The RSNAT Prior Authorization Model tests whether prior authorization — or advanced approval of a service before the service is furnished and before a claim is submitted for payment — helps save Medicare money while maintaining or improving the quality of care for repetitive, scheduled non-emergency ambulance transportation.
The model was originally rolled out in New Jersey, Pennsylvania and South Carolina in 2014 and North Carolina, Virginia, West Virginia, Maryland, Delaware and the District of Columbia were added in 2016.
According to CMS, the model has saved Medicare about $650 million over four years while preserving quality of care and access to essential services.
The model helps address the issue of improper Medicare payments for non-emergent ambulance transports, which occurred at a rate of 22.6% in 2017 and 18.6% in 2018, according to CMS.
“As part of CMS’s comprehensive approach to protect taxpayer dollars and target the most significant program integrity risks facing our health care programs, CMS is working to prevent, rather than chase, fraud, waste, and abuse through smart, proactive measures,” the CMS announcement read.
Based on the model’s First Interim Evaluation Report in 2018, the chief actuary of CMS certified that nationwide expansion of the RSNAT Prior Authorization Model would reduce net Medicare spending. The Second Interim Evaluation Report, released Tuesday, supports previous findings, CMS officials said.
The second report found that the model reduced RSNAT service use by 63% and RSNAT expenditures by 72% among beneficiaries with end stage renal disease and/or severe pressure ulcers during the first four years of the model. This decrease in RSNAT service expenditures, in turn, caused a total decrease of Medicare fee-for-service (FFS) expenditures of 2% (about $650 million over four years), according to CMS. The report did not find evidence that the model adversely affected quality of care.

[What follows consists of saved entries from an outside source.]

# petabi/petal-neighbors

Hardware: NVIDIA B200
Metric: knn_queries_per_sec_k10 (higher is better)
Workload: dtype f32

## Files before the change

### petal-neighbors_b200/csrc/tc_filter.cuh

```cuda
#pragma once
#include <cuda.h>
#include <cuda_fp16.h>
#include <cuda_runtime.h>
#include <stdint.h>

#include "kernels.cuh"
#include "tc_prune.cuh"

namespace petal {
namespace tc {

#ifdef PN_TC_PROFILE
#define PROF_DECL unsigned pt_ = (unsigned)clock(), pc_[6] = {0, 0, 0, 0, 0, 0}
#define PROF_ADD(i) do { unsigned n_ = (unsigned)clock(); pc_[i] += n_ - pt_; pt_ = n_; } while (0)
#define PROF_FLUSH(base) do { for (int i_ = 0; i_ < 6; ++i_) atomicAdd(&a.counters[8 + (base) + i_], (unsigned long long)pc_[i_]); } while (0)
#else
#define PROF_DECL
#define PROF_ADD(i)
#define PROF_FLUSH(base)
#endif
#if defined(PN_TC_PROFILE) && defined(PN_TC_TRACE)
#define TRACE(role, tile, ev) do { if (a.trace && blockIdx.x == 0 && (tile) >= a.trace_t0 && (tile) < a.trace_t0 + 64u) a.trace[(((role) * 64) + ((tile) - a.trace_t0)) * 4 + (ev)] = clock64(); } while (0)
#else
#define TRACE(role, tile, ev)
#endif

constexpr int BM = 128;
constexpr int BN = 128;
constexpr int KC = 32;
constexpr int CHUNK_BYTES = BN * KC * 2;
constexpr int A_CHUNK_BYTES = BM * KC * 2;
constexpr int NSLOT = 6;

__device__ __forceinline__ uint32_t smem_u32(const void* p) { return (uint32_t)__cvta_generic_to_shared(p); }

__device__ __forceinline__ void mbar_init(uint64_t* bar, uint32_t count) {
    asm volatile("mbarrier.init.shared::cta.b64 [%0], %1;" ::"r"(smem_u32(bar)), "r"(count));
}
__device__ __forceinline__ void mbar_expect_tx(uint64_t* bar, uint32_t bytes) {
    asm volatile("mbarrier.arrive.expect_tx.shared::cta.b64 _, [%0], %1;" ::"r"(smem_u32(bar)), "r"(bytes) : "memory");
}
__device__ __forceinline__ void mbar_arrive(uint64_t* bar) {
    asm volatile("mbarrier.arrive.shared::cta.b64 _, [%0];" ::"r"(smem_u32(bar)) : "memory");
}
__device__ __forceinline__ void mbar_wait(uint64_t* bar, uint32_t parity) {
    asm volatile(
        "{\n\t"
        ".reg .pred P1;\n\t"
        "WAIT_LOOP:\n\t"
        "mbarrier.try_wait.parity.shared::cta.b64 P1, [%0], %1, %2;\n\t"
        "@P1 bra DONE;\n\t"
        "bra WAIT_LOOP;\n\t"
        "DONE:\n\t"
        "}" ::"r"(smem_u32(bar)), "r"(parity), "r"(1000000u) : "memory");
}
__device__ __forceinline__ void tma_load_2d(const CUtensorMap* map, uint64_t* bar, void* dst, int c0, int c1) {
    asm volatile(
        "cp.async.bulk.tensor.2d.shared::cluster.global.mbarrier::complete_tx::bytes [%0], [%1, {%3, %4}], [%2];" ::"r"(
            smem_u32(dst)),
        "l"(map), "r"(smem_u32(bar)), "r"(c0), "r"(c1)
        : "memory");
}
__device__ __forceinline__ void bulk_copy(void* dst, const void* src, uint32_t bytes, uint64_t* bar) {
    asm volatile("cp.async.bulk.shared::cluster.global.mbarrier::complete_tx::bytes [%0], [%1], %2, [%3];" ::"r"(smem_u32(dst)),
                 "l"(src), "r"(bytes), "r"(smem_u32(bar))
                 : "memory");
}
__device__ __forceinline__ bool elect_one() {
    uint32_t pred = 0;
    asm volatile("{\n\t.reg .pred px;\n\telect.sync _|px, 0xffffffff;\n\tselp.u32 %0, 1, 0, px;\n\t}" : "=r"(pred));
    return pred != 0;
}
__device__ __forceinline__ void tc_fence_before() { asm volatile("tcgen05.fence::before_thread_sync;" ::: "memory"); }
__device__ __forceinline__ void tc_fence_after() { asm volatile("tcgen05.fence::after_thread_sync;" ::: "memory"); }
__device__ __forceinline__ void tc_commit(uint64_t* bar) {
    asm volatile("tcgen05.commit.cta_group::1.mbarrier::arrive::one.shared::cluster.b64 [%0];" ::"r"(smem_u32(bar)) : "memory");
}
__device__ __forceinline__ void tc_mma_f16(uint32_t d_tmem, uint64_t adesc, uint64_t bdesc, uint32_t idesc, uint32_t accumulate) {
    asm volatile(
        "{\n\t"
        ".reg .pred p;\n\t"
        "setp.ne.b32 p, %4, 0;\n\t"
        "tcgen05.mma.cta_group::1.kind::f16 [%0], %1, %2, %3, p;\n\t"
        "}" ::"r"(d_tmem),
        "l"(adesc), "l"(bdesc), "r"(idesc), "r"(accumulate)
        : "memory");
}
__device__ __forceinline__ void tc_mma_f16_ts(uint32_t d_tmem, uint32_t a_tmem, uint64_t bdesc, uint32_t idesc, uint32_t accumulate) {
    asm volatile(
        "{\n\t"
        ".reg .pred p;\n\t"
        "setp.ne.b32 p, %4, 0;\n\t"
        "tcgen05.mma.cta_group::1.kind::f16 [%0], [%1], %2, %3, p;\n\t"
        "}" ::"r"(d_tmem),
        "r"(a_tmem), "l"(bdesc), "r"(idesc), "r"(accumulate)
        : "memory");
}
__device__ __forceinline__ void tc_cp_128x256b(uint32_t taddr, uint64_t sdesc) {
    asm volatile("tcgen05.cp.cta_group::1.128x256b [%0], %1;" ::"r"(taddr), "l"(sdesc) : "memory");
}
__device__ __forceinline__ uint64_t make_desc_sw64(uint32_t saddr) {
    return (uint64_t)((saddr >> 4) & 0x3FFF) | (1ull << 16) | (32ull << 32) | (1ull << 46) | (4ull << 61);
}
__host__ __device__ constexpr uint32_t make_idesc_f16(int M, int N) {
    return (1u << 4) | ((uint32_t)(N >> 3) << 17) | ((uint32_t)(M >> 4) << 24);
}

__device__ __forceinline__ void tmem_ld32_issue(uint32_t taddr, uint32_t (&r)[32]) {
    asm volatile(
        "tcgen05.ld.sync.aligned.32x32b.x32.b32 "
        "{%0, %1, %2, %3, %4, %5, %6, %7, %8, %9, %10, %11, %12, %13, %14, %15, "
        "%16, %17, %18, %19, %20, %21, %22, %23, %24, %25, %26, %27, %28, %29, %30, %31}, [%32];"
        : "=r"(r[0]), "=r"(r[1]), "=r"(r[2]), "=r"(r[3]), "=r"(r[4]), "=r"(r[5]), "=r"(r[6]), "=r"(r[7]), "=r"(r[8]),
          "=r"(r[9]), "=r"(r[10]), "=r"(r[11]), "=r"(r[12]), "=r"(r[13]), "=r"(r[14]), "=r"(r[15]), "=r"(r[16]),
          "=r"(r[17]), "=r"(r[18]), "=r"(r[19]), "=r"(r[20]), "=r"(r[21]), "=r"(r[22]), "=r"(r[23]), "=r"(r[24]),
          "=r"(r[25]), "=r"(r[26]), "=r"(r[27]), "=r"(r[28]), "=r"(r[29]), "=r"(r[30]), "=r"(r[31])
        : "r"(taddr)
        : "memory");
}
__device__ __forceinline__ void tmem_ld_wait(uint32_t (&r)[32]) {
    asm volatile("tcgen05.wait::ld.sync.aligned;"
                 : "+r"(r[0]), "+r"(r[1]), "+r"(r[2]), "+r"(r[3]), "+r"(r[4]), "+r"(r[5]), "+r"(r[6]), "+r"(r[7]), "+r"(r[8]),
                   "+r"(r[9]), "+r"(r[10]), "+r"(r[11]), "+r"(r[12]), "+r"(r[13]), "+r"(r[14]), "+r"(r[15]), "+r"(r[16]),
                   "+r"(r[17]), "+r"(r[18]), "+r"(r[19]), "+r"(r[20]), "+r"(r[21]), "+r"(r[22]), "+r"(r[23]), "+r"(r[24]),
                   "+r"(r[25]), "+r"(r[26]), "+r"(r[27]), "+r"(r[28]), "+r"(r[29]), "+r"(r[30]), "+r"(r[31])
                 :
                 : "memory");
}
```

“CMS program integrity functions allow us to hold the entire healthcare system accountable, protect beneficiaries from harm and safeguard taxpayer dollars,” said CMS Administrator Seema Verma in a statement. “When deployed appropriately, prior authorization can help ensure Medicare requirements are met before a service is provided and the claim is paid, without creating any new documentation requirements for providers. The RSNAT model has proven a resounding success, and beneficiaries across the country deserve to benefit from it.”

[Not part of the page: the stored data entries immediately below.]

# 0xC0000054/pdn-jpegxl

Hardware: AMD Instinct MI355X
Metric: megapixels/sec decode (4K lossy VarDCT) (higher is better)
Workload: dtype f32

## Files before the change

pdn_jpegxl_amd/csrc/dev_util.h:

```cpp
#pragma once
#include <stdint.h>
#include <hip/hip_fp16.h>

namespace jxlhip {

__host__ __device__ __forceinline__ int ReflectIndex(int v, int n) {
  while (v < 0 || v >= n) v = v < 0 ? -v - 1 : 2 * n - 1 - v;
  return v;
}

__device__ __forceinline__ uint32_t IntToOutSample(int32_t v, int bits, int out_bits) {
  const int32_t maxv = (int32_t)((1u << bits) - 1);
  if (bits == out_bits) return (uint32_t)min(maxv, max(0, v));
  float f = (float)v * (1.0f / (float)maxv);
  f *= out_bits == 16 ? 65535.0f : 255.0f;
  const float top = out_bits == 16 ? 65535.0f : 255.0f;
  if (!(f > 0.f)) return 0;
  if (f >= top) return (uint32_t)top;
  return (uint32_t)(f + 0.5f);
}

__device__ __forceinline__ float BitsToFloatSample(int32_t v, int bits) {
  if (bits == 32) return __int_as_float(v);
  return __half2float(__ushort_as_half((unsigned short)(v & 0xFFFF)));
}
__device__ __forceinline__ uint32_t FloatToOutBits(float f, int out_bits, int out_float) {
  if (out_float) return out_bits == 32 ? (uint32_t)__float_as_int(f) : (uint32_t)__half_as_ushort(__float2half_rn(f));
  const float top = out_bits == 16 ? 65535.0f : 255.0f;
  f *= top;
  if (!(f > 0.f)) return 0;
  if (f >= top) return (uint32_t)top;
  return (uint32_t)(f + 0.5f);
}
__device__ __forceinline__ uint32_t SampleToOutBits(int32_t v, int bits, int exp_bits, int out_bits, int out_float) {
  if (!out_float && !exp_bits) return IntToOutSample(v, bits, out_bits);
  const float f = exp_bits ? BitsToFloatSample(v, bits) : (float)v * (1.0f / (float)((1u << bits) - 1));
  return FloatToOutBits(f, out_bits, out_float);
}
__device__ __forceinline__ void StoreOutSample(uint8_t* base, size_t index, uint32_t raw, int out_bits) {
  if (out_bits == 8) base[index] = (uint8_t)raw;
  else if (out_bits == 16) ((uint16_t*)base)[index] = (uint16_t)raw;
  else ((uint32_t*)base)[index] = raw;
}

}
```

pdn_jpegxl_amd/csrc/entropy_kernels.hip:

```cpp
#include <hip/hip_runtime.h>
#include <cstdlib>
#include "dev_types.h"
#include "dev_util.h"
#include "kernels.h"

namespace jxlhip {

namespace {

__device__ const uint8_t d_order_bucket[kNumStrategies] = {0, 1, 1, 1, 2, 3, 4, 4, 5, 5, 6, 6, 1, 1, 1, 1, 1, 1, 7, 8, 8, 9, 10, 10, 11, 12, 12};
__device__ const uint8_t d_log2cx[kNumStrategies] = {0, 0, 0, 0, 1, 2, 0, 1, 0, 2, 1, 2, 0, 0, 0, 0, 0, 0, 3, 2, 3, 4, 3, 4, 5, 4, 5};
__device__ const uint8_t d_log2cy[kNumStrategies] = {0, 0, 0, 0, 1, 2, 1, 0, 2, 0, 2, 1, 0, 0, 0, 0, 0, 0, 3, 3, 2, 4, 4, 3, 5, 5, 4};
__device__ const uint8_t d_nnz_ctx[64] = {0,   0,   31,  62,  62,  93,  93,  93,  93,  123, 123, 123, 123, 152, 152, 152, 152, 152, 152, 152, 152, 180,
                                          180, 180, 180, 180, 180, 180, 180, 180, 180, 180, 180, 206, 206, 206, 206, 206, 206, 206, 206, 206, 206, 206,
                                          206, 206, 206, 206, 206, 206, 206, 206, 206, 206, 206, 206, 206, 206, 206, 206, 206, 206, 206, 206};

__device__ __forceinline__ int CeilLog2D(uint32_t x) { return x <= 1 ? 0 : 32 - __clz(x - 1); }
__device__ __forceinline__ int32_t UnpackSigned(uint32_t u) { return (int32_t)(u >> 1) ^ -(int32_t)(u & 1); }
#ifndef JXLHIP_PRIO_SERIAL
#define JXLHIP_PRIO_SERIAL 0
#endif
#if JXLHIP_PRIO_SERIAL
#define JXL_SERIAL_PRIO() __builtin_amdgcn_s_setprio(JXLHIP_PRIO_SERIAL)
#else
// ... 1147 lines not shown
          const int es = s_info[j];
          const int lcx = d_log2cx[es], lcy = d_log2cy[es], cx = 1 << lcx, cy = 1 << lcy;
          int wi = 0;
          uint32_t before = 0;
#pragma unroll
          for (int k = 1; k < 8; k++) { const bool past = pre[k] <= off; wi += past ? 1 : 0; before = past ? pre[k] : before; }
          uint32_t word = ~s_cov[y * 8 + wi];
          const int lim = min(32, bw - wi * 32);
          if (lim < 32) word &= (1u << lim) - 1;
          uint32_t rem = off - before;
          int xb = 0;
#pragma unroll
          for (int sft = 16; sft; sft >>= 1) {
            const uint32_t c = (uint32_t)__popc((word >> xb) & ((1u << sft) - 1));
            if (rem >= c) { rem -= c; xb += sft; }
          }
          const int x = wi * 32 + xb;
          const uint32_t mask = (cx == 32 ? 0xFFFFFFFFu : ((1u << cx) - 1)) << xb;
          if (off + (uint32_t)cx > nfree || x + cx > bw || y + cy > bh || xb + cx > 32 || (y & 31) + cy > 32 || (word & mask) != mask) {
            bad = true;
          } else {
            for (int iy = 1; iy < cy; iy++)
              if (atomicOr(&s_cov[(y + iy) * 8 + wi], mask) & mask) bad = true;
            s_pos[j] = x | y << 8;
          }
        }
      }
      const int n_row = __syncthreads_count(inrow);
      if (__syncthreads_or(bad || (nfree && !n_row))) { layout_bad = true; break; }
      num += (uint32_t)n_row;
    }
  }
  __threadfence_block();
  __syncthreads();
  if (s_flag || layout_bad || num != count) err |= kErrBlockLayout;
  if (tid == 0) s_count = (err & kErrBlockLayout) ? 0u : num;
  __syncthreads();
  const uint32_t placed = s_count;
  for (uint32_t i = tid; i < placed; i += 256) {
    const int x = s_pos[i] & 0xFF, y = s_pos[i] >> 8;
    const int s = s_info[i], q = 1 + s_info[count + i];
    const int lcx = d_log2cx[s], lcy = d_log2cy[s], cx = 1 << lcx, cy = 1 << lcy;
    const size_t cell = (size_t)(by0 + y) * im.w8 + bx0 + x;
    for (int iy = 0; iy < cy; iy++)
      for (int ix = 0; ix < cx; ix++) {
        const size_t cc = cell + (size_t)iy * im.w8 + ix;
        im.cellinfo[cc] = (uint32_t)s | ix << 8 | iy << 13 | lcx << 18 | lcy << 21 | 1u << 31;
        im.rawq[cc] = (uint16_t)q;
      }
  }
  if (err) SetError(im, err, 2, g);
}

__global__ __launch_bounds__(64) void hf_blocklist_kernel(const DevImage* __restrict__ imgs) {
  const DevImage& im = imgs[blockIdx.y];
  const int g = blockIdx.x;
  if (g >= im.ng || im.is_modular) return;
  const int lane = threadIdx.x;
  const int gx = g % im.xg, gy = g / im.xg;
  const int bx0 = gx * kGroupBlocks, by0 = gy * kGroupBlocks;
  const int bw = min(kGroupBlocks, im.w8 - bx0), bh = min(kGroupBlocks, im.h8 - by0);
  uint32_t* list = im.blk_list + (size_t)g * 1024;
  const int n_qf = im.n_qf;
  uint32_t total = 0;
  for (int it = 0; it < 16; it++) {
    const int idx = it * 64 + lane;
    const int bx = idx & 31, by = idx >> 5;
    bool first = false;
    uint32_t info = 0;
    if (bx < bw && by < bh) {
      info = im.cellinfo[(size_t)(by0 + by) * im.w8 + bx0 + bx];
      first = (info & 0x8003FF00u) == 0x80000000u;
    }
    const uint64_t m = __ballot(first);
    if (first) {
      const uint32_t pos = total + (uint32_t)__popcll(m & (((uint64_t)1 << lane) - 1));
      const uint32_t s = info & 0xFF, lcx = (info >> 18) & 7, lcy = (info >> 21) & 7;
      const uint32_t ord = d_order_bucket[s];
      const uint32_t rq = im.rawq[(size_t)(by0 + by) * im.w8 + bx0 + bx];
      uint32_t qf_idx = 0;
      for (int i = 0; i < n_qf; i++) qf_idx += rq > im.qf_thr[i];
      uint32_t lf_idx = 0;
      if (im.num_lf_ctx > 1) {
        const size_t cell = (size_t)(by0 + by) * im.w8 + bx0 + bx;
        uint32_t ix = 0, iy = 0, ib = 0;
        for (int i = 0; i < im.n_lf_thr[0]; i++) ix += im.lfq[0][cell] > im.lf_thr[0][i];
        for (int i = 0; i < im.n_lf_thr[1]; i++) iy += im.lfq[1][cell] > im.lf_thr[1][i];
        for (int i = 0; i < im.n_lf_thr[2]; i++) ib += im.lfq[2][cell] > im.lf_thr[2][i];
        lf_idx = (ix * (uint32_t)(im.n_lf_thr[2] + 1) + ib) * (uint32_t)(im.n_lf_thr[1] + 1) + iy;
      }
      uint32_t ctxs = 0;
      for (int ci = 0; ci < 3; ci++) {
        const int c = ci == 0 ? 1 : (ci == 1 ? 0 : 2);
        const uint32_t cprime = c < 2 ? (c ^ 1) : 2;
        ctxs |= ((uint32_t)im.block_ctx_map[((cprime * kNumOrders + ord) * (n_qf + 1) + qf_idx) * im.num_lf_ctx + lf_idx] & 31u) << (5 * ci);
      }
      list[pos] = (uint32_t)bx | (uint32_t)by << 5 | lcx << 10 | lcy << 13 | ctxs << 16;
    }
    total += (uint32_t)__popcll(m);
  }
  if (lane == 0) im.blk_count[g] = total;
}
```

The model’s program integrity, patient safety and cost-savings elements will continue without interruption in the current states beyond December 1, 2020, when the model was originally scheduled to end in these states. CMS officials stated that more information on the national expansion and implementation dates for additional states will be released as it becomes available.
The national model will follow the same design as the current model. CMS will continue to monitor the COVID-19 pandemic and take it into account when determining the timeframe for expansion into additional states, officials said.